---------- Materials provided

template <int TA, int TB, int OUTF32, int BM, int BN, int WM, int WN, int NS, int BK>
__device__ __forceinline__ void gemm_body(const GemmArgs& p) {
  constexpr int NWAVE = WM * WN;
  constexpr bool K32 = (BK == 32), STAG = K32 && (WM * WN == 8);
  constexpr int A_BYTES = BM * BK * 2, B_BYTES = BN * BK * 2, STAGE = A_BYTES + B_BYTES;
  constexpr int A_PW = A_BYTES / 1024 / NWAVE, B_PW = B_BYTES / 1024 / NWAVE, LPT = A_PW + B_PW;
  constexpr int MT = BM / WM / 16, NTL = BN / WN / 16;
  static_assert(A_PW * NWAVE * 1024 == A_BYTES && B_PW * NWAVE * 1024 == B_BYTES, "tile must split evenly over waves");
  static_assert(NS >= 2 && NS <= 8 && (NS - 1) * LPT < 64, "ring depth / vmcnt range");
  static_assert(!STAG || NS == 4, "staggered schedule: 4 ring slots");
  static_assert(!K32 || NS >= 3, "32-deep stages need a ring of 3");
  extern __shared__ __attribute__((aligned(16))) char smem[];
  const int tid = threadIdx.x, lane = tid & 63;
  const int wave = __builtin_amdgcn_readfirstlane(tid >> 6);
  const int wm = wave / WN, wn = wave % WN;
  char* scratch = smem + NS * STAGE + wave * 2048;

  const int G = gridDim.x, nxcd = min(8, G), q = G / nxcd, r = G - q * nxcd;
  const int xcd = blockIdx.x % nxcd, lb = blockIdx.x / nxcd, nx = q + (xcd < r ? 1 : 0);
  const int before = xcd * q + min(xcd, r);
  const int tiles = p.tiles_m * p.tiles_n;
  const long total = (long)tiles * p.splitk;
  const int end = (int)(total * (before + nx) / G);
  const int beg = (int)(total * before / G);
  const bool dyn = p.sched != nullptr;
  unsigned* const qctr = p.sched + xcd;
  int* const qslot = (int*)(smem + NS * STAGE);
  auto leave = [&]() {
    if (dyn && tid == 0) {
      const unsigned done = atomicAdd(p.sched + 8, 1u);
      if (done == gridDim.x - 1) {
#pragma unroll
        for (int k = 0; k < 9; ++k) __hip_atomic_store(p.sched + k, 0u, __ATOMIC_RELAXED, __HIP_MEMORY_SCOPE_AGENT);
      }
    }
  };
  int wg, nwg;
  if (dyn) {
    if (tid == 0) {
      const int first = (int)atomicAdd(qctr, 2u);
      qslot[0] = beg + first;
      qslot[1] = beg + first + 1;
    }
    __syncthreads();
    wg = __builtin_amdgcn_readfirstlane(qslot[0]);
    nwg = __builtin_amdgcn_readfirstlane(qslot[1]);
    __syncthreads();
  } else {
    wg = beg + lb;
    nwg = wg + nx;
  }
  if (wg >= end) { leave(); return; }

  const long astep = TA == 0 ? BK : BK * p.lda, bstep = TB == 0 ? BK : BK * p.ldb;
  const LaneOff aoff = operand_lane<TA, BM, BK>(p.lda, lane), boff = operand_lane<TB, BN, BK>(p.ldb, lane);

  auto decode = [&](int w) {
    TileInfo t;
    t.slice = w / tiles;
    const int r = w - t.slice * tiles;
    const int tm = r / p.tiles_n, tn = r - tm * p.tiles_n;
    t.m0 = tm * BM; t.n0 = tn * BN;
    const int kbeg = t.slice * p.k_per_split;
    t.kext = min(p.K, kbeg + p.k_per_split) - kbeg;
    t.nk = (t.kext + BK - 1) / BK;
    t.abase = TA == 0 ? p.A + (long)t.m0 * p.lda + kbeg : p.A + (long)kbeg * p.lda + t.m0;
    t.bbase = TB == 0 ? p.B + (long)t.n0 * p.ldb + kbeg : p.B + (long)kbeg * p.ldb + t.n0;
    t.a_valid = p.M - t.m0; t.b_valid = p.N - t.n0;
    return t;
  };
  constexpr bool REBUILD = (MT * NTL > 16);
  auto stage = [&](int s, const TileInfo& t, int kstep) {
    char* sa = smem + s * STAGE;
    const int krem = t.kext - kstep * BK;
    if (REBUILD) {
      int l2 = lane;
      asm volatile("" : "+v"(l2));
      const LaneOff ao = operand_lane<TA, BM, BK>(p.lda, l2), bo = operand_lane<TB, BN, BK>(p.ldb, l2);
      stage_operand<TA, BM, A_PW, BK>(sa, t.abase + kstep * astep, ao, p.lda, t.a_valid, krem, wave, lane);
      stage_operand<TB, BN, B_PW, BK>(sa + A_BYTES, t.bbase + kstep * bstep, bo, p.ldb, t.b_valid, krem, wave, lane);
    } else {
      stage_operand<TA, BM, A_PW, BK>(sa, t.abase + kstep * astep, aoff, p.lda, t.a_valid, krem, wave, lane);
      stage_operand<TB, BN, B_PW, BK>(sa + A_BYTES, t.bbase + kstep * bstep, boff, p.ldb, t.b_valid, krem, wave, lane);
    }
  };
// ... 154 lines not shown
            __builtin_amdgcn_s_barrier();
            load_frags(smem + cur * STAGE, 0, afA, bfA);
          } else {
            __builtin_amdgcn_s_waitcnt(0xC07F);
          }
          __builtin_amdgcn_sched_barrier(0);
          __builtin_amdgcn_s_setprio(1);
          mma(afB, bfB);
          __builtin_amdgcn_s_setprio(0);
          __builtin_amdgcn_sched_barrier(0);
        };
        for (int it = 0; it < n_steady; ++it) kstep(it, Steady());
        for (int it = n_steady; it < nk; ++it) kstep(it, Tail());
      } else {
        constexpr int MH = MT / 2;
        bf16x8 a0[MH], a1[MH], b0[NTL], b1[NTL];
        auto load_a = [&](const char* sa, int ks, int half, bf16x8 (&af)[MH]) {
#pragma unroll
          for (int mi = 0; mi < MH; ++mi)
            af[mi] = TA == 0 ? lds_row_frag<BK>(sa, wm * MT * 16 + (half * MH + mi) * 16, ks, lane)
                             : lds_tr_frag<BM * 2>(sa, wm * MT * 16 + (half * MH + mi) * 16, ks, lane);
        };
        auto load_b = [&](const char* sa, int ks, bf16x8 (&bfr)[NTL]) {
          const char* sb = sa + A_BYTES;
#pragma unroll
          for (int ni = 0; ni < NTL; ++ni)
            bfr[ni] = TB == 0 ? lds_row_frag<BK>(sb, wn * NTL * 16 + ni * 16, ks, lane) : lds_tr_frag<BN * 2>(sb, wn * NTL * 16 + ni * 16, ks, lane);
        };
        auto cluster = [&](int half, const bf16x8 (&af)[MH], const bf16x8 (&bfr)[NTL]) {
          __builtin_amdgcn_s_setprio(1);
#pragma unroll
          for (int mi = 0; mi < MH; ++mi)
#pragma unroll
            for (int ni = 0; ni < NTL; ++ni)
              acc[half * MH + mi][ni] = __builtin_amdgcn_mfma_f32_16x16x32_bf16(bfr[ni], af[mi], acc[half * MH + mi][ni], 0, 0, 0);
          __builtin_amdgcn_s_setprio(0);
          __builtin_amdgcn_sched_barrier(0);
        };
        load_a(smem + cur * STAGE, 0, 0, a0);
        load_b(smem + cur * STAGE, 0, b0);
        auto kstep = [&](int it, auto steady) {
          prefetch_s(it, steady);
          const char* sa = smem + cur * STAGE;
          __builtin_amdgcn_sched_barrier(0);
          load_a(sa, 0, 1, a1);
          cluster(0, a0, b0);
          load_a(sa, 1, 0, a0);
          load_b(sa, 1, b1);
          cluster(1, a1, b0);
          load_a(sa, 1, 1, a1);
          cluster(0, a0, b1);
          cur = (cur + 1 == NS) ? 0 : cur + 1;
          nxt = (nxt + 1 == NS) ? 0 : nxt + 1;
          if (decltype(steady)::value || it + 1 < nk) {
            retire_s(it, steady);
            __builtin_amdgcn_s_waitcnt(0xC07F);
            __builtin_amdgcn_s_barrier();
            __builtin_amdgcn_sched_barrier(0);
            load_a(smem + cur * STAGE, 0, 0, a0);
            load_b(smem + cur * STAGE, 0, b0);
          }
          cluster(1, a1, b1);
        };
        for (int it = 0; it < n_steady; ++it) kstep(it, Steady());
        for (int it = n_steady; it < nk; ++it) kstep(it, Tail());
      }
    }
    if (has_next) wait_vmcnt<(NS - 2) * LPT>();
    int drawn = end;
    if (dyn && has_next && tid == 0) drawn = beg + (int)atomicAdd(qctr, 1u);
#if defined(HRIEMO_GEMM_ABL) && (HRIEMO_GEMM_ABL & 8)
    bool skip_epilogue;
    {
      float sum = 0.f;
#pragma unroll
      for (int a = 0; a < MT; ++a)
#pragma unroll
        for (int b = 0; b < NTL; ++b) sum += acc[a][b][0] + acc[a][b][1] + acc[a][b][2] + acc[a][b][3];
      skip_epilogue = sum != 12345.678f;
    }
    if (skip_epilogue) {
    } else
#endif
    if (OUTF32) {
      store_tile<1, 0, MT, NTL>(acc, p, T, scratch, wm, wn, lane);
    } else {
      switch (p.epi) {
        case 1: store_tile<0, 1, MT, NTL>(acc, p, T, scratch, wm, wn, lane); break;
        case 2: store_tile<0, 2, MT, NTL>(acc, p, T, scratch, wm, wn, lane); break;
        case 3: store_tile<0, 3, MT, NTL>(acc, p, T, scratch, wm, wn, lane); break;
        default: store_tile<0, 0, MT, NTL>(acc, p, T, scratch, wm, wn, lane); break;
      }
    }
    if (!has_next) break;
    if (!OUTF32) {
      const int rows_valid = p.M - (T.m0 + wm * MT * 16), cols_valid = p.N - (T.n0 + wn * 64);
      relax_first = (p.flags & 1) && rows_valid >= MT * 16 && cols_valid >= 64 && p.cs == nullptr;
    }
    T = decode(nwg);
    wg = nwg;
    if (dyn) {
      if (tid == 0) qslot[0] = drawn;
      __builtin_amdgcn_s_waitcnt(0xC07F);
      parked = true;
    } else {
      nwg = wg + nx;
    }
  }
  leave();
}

--------------------
---------- Materials provided

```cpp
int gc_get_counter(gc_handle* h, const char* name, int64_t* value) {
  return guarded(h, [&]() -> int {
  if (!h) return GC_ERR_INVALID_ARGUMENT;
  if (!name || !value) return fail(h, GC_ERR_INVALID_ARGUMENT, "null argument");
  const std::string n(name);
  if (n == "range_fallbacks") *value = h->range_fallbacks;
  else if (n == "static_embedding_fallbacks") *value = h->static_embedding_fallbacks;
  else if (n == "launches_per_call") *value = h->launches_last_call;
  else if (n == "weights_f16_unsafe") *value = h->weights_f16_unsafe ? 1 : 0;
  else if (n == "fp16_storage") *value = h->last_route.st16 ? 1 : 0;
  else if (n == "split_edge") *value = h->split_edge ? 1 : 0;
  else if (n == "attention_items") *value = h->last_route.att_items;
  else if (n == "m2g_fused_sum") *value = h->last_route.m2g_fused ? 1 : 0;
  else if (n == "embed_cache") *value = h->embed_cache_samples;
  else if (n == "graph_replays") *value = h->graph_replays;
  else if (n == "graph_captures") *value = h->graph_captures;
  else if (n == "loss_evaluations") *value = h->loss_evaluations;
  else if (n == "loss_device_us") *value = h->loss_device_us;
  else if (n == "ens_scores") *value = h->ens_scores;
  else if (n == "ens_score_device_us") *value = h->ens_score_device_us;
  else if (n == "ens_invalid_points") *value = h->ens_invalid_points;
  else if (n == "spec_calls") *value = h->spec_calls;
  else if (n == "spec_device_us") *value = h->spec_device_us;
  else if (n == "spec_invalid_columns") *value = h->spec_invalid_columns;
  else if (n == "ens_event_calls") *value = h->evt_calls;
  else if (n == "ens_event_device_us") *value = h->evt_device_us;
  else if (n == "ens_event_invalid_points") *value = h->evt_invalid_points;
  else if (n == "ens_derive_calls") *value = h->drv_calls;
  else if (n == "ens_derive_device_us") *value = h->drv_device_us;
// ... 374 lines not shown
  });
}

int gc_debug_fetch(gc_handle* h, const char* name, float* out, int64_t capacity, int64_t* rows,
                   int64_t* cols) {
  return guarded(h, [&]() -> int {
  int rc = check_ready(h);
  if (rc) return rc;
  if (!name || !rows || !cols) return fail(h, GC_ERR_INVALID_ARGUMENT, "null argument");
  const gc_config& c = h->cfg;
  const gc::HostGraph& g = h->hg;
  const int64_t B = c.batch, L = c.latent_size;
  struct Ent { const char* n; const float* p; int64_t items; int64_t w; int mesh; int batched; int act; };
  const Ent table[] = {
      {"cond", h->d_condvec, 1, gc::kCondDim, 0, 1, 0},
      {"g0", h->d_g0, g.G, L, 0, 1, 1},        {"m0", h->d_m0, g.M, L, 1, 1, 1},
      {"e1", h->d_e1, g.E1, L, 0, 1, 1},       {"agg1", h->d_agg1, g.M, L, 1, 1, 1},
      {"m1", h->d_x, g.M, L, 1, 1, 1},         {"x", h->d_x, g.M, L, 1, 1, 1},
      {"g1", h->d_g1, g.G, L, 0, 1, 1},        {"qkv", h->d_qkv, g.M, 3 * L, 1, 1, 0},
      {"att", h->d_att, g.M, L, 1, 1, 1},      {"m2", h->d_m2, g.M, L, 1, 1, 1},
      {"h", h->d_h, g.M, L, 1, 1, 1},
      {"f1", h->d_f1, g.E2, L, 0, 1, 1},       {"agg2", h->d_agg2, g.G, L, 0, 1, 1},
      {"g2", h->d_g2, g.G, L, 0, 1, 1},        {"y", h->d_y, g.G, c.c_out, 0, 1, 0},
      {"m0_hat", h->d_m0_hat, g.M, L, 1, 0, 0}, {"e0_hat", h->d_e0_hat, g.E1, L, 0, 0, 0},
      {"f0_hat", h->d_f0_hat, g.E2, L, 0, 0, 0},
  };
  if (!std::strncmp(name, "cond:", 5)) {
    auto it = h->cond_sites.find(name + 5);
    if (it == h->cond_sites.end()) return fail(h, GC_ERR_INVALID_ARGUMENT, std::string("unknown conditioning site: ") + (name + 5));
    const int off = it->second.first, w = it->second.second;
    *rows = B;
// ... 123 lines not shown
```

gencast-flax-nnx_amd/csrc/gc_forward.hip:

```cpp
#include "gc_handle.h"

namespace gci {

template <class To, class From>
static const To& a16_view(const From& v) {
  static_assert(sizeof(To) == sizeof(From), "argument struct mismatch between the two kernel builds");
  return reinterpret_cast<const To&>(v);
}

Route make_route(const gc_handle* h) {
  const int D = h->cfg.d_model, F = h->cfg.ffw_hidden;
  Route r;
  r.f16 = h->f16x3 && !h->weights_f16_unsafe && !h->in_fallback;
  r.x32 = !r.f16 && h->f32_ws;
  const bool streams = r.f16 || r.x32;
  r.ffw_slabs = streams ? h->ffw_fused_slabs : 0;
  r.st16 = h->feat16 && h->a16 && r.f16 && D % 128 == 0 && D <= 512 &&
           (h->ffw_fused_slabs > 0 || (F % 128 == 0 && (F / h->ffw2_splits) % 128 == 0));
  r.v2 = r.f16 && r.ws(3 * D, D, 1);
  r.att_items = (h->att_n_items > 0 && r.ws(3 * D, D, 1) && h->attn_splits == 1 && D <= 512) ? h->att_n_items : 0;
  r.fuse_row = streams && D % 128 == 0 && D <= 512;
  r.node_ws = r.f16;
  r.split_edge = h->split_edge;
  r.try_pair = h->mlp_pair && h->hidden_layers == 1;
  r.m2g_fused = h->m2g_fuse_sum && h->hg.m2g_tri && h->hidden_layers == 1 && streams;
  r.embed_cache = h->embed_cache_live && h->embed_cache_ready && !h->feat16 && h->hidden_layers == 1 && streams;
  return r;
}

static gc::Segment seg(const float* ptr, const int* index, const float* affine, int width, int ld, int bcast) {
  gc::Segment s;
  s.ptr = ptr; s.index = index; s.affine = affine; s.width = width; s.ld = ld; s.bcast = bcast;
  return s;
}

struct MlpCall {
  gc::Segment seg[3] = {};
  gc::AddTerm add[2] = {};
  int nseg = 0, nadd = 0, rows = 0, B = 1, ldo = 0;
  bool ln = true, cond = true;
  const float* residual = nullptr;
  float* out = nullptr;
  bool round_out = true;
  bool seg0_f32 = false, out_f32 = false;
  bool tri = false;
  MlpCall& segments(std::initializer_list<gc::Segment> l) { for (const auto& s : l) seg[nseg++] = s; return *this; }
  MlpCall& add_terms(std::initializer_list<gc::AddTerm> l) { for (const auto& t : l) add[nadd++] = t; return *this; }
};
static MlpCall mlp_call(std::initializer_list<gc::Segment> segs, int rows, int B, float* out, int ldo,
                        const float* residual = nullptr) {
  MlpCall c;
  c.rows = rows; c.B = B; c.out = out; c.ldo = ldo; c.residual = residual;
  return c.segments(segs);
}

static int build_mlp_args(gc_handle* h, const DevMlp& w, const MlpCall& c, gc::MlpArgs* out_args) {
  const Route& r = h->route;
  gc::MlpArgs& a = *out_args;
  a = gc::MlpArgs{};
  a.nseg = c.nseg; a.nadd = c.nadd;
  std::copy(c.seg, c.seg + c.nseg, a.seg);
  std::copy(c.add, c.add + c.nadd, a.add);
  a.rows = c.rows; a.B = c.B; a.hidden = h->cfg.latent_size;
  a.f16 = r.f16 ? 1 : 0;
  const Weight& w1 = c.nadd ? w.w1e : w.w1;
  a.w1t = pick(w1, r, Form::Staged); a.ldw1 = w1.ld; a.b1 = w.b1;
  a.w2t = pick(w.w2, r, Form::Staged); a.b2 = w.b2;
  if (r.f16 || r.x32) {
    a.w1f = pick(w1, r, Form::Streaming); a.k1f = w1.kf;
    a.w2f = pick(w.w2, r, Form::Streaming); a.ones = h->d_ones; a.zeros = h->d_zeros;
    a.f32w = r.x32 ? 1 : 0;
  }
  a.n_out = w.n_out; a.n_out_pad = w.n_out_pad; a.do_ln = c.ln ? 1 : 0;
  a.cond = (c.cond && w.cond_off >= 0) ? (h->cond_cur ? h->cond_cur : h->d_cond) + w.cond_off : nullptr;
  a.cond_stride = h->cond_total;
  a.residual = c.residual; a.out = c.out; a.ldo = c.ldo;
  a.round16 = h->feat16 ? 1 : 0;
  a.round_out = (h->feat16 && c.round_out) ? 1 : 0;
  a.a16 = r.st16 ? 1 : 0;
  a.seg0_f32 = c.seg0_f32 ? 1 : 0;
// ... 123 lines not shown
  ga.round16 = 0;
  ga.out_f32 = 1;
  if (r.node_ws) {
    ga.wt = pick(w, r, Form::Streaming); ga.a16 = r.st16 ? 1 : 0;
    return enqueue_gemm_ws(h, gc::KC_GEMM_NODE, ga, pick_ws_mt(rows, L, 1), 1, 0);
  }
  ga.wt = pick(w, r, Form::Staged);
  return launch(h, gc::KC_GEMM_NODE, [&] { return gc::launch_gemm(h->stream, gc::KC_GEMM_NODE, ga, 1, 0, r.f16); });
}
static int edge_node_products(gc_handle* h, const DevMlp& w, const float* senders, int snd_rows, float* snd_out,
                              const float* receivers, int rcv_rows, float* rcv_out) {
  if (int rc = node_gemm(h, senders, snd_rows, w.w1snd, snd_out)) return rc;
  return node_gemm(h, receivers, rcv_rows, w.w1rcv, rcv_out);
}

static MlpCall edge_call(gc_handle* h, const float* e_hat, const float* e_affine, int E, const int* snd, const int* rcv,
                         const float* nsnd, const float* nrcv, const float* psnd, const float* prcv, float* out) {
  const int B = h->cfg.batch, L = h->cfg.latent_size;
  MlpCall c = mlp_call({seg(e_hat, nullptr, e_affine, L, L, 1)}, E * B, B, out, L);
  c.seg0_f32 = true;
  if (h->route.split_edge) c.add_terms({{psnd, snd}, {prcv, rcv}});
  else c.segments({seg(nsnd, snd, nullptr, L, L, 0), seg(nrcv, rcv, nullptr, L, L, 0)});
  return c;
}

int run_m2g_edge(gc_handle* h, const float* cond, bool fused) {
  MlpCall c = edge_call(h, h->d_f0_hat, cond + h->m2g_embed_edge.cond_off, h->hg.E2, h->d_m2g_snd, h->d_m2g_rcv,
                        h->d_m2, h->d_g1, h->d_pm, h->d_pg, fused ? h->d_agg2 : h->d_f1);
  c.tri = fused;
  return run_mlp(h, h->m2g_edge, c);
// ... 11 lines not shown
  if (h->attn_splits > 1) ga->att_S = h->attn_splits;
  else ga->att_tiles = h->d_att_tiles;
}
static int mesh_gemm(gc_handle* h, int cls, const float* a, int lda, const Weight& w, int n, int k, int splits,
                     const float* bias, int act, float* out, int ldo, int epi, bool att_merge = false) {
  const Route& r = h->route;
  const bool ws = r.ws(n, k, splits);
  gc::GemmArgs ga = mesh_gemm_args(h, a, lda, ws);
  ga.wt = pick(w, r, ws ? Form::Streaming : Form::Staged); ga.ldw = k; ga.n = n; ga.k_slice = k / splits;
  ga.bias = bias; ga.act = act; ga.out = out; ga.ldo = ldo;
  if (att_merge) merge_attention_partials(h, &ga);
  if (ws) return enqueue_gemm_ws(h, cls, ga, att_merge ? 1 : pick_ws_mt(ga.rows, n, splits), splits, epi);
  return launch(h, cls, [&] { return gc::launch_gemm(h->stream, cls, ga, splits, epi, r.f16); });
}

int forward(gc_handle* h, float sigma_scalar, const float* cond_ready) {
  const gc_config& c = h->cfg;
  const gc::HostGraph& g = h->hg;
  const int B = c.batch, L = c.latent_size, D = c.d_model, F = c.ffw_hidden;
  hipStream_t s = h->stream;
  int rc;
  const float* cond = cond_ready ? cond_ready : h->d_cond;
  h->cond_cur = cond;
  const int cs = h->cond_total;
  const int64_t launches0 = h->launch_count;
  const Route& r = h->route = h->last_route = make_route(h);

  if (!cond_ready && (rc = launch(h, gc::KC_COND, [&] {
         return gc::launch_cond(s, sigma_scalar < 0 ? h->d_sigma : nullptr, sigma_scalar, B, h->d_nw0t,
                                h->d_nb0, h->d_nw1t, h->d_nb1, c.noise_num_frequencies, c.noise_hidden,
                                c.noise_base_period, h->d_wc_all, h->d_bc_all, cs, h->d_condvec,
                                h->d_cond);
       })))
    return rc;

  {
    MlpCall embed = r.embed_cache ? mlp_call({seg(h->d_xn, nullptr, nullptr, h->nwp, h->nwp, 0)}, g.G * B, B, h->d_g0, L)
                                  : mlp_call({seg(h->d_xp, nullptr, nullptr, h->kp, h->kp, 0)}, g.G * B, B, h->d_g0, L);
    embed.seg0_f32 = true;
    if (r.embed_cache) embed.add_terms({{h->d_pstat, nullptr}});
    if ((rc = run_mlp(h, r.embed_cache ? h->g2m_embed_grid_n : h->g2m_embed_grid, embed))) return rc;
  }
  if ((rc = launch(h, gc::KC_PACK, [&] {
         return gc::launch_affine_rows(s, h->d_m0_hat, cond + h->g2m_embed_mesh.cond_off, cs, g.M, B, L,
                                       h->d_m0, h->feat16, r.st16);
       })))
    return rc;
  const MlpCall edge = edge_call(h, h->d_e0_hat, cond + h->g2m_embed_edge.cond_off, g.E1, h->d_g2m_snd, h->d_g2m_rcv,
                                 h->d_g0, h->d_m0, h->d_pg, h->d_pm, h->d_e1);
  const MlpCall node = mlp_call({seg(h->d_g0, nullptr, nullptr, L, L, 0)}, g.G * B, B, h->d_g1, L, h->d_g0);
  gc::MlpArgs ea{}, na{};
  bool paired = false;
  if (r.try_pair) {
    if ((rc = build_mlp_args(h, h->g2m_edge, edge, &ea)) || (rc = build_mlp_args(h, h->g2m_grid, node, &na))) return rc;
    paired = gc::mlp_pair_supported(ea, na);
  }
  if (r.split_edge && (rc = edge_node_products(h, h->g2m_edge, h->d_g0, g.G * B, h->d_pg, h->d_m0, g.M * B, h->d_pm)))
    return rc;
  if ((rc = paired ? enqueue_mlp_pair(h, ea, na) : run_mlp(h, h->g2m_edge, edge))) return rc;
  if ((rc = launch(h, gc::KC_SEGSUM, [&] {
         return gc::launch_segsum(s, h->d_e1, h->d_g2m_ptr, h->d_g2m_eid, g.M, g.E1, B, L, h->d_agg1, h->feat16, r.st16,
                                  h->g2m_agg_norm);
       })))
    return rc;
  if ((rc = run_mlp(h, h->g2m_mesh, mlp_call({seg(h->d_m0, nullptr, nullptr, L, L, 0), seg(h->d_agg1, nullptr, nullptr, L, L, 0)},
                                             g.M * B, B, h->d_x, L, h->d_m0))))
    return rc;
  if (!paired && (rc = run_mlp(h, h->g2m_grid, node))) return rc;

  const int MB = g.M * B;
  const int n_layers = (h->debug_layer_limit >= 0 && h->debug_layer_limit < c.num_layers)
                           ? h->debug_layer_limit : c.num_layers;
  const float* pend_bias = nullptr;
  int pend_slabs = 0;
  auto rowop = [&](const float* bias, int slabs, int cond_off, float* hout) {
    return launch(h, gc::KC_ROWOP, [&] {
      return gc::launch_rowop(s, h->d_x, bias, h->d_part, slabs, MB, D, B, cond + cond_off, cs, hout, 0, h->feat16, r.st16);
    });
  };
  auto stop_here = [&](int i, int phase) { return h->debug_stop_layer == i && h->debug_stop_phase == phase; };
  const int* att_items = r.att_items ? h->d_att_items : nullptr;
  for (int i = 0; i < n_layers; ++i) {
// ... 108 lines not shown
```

--------------------

What to work on: Could you state how many lines of the records contain "kbeg"? Give the number and nothing else.

Task solution: 4